### YOUR INSTRUCTIONS
Below are lines of data; count those containing the word "void" and write nothing but the number.

(Stored items)
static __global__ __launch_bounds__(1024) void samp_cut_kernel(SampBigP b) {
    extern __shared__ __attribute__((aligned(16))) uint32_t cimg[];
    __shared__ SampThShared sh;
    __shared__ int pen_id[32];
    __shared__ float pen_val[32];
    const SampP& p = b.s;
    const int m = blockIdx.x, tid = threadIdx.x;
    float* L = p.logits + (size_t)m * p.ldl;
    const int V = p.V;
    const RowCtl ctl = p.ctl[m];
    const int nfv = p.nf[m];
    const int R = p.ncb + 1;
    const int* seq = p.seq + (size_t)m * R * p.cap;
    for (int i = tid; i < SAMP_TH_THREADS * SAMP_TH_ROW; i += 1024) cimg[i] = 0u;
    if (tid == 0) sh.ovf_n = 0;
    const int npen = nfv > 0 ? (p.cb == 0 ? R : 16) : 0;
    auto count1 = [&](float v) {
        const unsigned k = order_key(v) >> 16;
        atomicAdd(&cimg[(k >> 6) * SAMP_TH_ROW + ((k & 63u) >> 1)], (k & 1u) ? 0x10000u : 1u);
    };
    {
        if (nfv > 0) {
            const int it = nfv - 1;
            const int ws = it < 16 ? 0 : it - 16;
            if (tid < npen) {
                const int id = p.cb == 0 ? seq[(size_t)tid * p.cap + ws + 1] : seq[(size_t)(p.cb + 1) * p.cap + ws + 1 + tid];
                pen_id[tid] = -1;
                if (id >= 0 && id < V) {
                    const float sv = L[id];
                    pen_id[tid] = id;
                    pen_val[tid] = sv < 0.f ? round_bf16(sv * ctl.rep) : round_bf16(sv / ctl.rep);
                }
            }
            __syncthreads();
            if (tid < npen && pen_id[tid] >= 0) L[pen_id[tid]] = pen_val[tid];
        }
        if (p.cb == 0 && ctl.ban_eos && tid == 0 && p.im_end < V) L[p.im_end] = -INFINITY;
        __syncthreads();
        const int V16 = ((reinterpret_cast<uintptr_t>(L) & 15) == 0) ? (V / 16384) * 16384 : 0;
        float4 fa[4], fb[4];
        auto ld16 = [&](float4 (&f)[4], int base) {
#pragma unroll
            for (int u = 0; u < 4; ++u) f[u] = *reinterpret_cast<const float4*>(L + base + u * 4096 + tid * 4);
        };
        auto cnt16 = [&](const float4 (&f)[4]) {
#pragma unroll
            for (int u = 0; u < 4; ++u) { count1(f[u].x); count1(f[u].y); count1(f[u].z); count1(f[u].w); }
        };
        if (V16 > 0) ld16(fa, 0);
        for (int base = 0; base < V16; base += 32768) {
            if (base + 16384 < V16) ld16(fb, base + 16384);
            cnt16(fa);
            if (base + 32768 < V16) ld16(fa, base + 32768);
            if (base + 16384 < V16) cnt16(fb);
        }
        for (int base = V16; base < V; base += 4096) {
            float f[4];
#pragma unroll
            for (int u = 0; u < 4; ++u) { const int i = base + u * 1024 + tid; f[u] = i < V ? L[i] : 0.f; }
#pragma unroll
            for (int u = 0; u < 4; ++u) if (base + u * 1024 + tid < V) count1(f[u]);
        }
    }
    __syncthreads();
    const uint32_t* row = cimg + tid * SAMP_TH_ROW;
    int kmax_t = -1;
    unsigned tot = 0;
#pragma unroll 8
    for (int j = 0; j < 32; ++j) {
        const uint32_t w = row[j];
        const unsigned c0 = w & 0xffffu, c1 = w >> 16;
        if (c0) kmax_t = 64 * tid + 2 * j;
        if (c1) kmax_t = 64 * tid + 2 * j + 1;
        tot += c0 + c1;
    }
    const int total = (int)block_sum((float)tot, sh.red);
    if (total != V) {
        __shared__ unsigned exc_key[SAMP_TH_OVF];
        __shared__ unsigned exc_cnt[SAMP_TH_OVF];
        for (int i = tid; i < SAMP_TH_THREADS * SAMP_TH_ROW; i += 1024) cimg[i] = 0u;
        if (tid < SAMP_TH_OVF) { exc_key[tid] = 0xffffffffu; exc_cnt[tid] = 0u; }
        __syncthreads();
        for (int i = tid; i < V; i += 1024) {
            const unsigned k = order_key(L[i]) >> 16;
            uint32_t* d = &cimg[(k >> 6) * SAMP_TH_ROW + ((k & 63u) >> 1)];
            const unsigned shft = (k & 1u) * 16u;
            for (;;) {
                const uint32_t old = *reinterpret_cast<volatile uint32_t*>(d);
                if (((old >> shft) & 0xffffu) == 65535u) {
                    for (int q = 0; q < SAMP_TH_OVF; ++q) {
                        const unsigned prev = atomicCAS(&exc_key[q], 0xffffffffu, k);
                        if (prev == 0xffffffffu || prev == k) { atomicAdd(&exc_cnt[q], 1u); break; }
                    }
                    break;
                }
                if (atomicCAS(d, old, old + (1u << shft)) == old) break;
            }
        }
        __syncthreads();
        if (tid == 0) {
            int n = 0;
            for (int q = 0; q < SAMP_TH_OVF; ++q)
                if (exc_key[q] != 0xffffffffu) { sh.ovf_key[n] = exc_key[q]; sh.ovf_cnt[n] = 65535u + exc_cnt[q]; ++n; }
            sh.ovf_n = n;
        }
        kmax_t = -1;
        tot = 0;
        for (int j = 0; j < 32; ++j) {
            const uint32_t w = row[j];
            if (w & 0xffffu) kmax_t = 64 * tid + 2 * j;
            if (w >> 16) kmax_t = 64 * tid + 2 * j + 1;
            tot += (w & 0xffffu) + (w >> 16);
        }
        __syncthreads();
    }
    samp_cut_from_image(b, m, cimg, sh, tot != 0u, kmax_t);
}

* * *

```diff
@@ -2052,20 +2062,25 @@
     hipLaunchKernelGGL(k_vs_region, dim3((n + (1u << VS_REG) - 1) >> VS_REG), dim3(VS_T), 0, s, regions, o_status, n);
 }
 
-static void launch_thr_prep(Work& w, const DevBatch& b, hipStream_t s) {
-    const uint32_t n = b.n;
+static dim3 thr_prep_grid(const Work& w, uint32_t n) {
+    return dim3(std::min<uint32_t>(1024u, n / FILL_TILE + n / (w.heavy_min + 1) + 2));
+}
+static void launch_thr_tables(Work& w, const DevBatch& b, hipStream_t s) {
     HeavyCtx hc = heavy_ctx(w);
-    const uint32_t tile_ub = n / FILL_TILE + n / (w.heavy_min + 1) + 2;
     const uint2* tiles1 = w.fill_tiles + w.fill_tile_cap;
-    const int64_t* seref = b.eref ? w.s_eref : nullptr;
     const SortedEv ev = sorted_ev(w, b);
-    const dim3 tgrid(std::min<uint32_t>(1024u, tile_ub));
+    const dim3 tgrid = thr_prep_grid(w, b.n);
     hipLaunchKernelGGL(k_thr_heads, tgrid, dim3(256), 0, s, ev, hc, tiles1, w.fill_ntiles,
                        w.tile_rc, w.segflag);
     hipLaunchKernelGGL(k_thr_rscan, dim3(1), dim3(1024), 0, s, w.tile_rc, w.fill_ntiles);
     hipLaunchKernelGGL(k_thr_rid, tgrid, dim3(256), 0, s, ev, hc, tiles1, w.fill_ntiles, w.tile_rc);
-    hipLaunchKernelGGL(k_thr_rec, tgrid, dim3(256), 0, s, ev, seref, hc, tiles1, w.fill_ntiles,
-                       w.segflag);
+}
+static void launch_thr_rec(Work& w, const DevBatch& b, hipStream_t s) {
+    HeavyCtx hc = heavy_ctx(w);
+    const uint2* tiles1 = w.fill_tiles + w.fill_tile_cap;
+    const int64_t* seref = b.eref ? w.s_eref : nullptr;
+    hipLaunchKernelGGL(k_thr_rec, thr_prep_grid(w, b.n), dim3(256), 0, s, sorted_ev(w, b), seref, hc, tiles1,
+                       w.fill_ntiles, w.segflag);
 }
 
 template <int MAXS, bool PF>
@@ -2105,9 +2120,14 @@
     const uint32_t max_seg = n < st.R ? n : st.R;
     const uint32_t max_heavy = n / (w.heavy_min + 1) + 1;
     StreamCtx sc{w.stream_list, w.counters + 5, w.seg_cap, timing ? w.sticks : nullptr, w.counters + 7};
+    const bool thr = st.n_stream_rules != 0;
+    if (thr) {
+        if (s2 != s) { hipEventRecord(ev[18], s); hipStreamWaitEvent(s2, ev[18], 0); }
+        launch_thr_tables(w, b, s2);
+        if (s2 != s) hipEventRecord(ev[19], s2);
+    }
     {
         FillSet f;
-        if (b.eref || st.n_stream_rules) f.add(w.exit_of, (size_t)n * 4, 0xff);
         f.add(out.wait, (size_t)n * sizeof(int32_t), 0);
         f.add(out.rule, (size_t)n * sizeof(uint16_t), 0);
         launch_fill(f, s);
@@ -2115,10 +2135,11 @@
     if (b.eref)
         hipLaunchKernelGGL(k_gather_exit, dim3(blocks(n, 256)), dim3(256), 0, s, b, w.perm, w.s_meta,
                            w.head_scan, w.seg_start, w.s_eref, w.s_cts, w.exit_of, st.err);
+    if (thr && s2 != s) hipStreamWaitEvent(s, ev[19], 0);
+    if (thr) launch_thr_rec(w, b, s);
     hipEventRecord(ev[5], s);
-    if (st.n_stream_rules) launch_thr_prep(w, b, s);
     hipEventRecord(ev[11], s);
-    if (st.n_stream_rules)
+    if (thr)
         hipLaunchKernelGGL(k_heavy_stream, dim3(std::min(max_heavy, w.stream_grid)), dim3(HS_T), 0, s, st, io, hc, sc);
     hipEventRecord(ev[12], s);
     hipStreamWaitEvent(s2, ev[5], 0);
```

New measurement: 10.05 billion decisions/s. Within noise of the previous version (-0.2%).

### ANSWER SECTION
4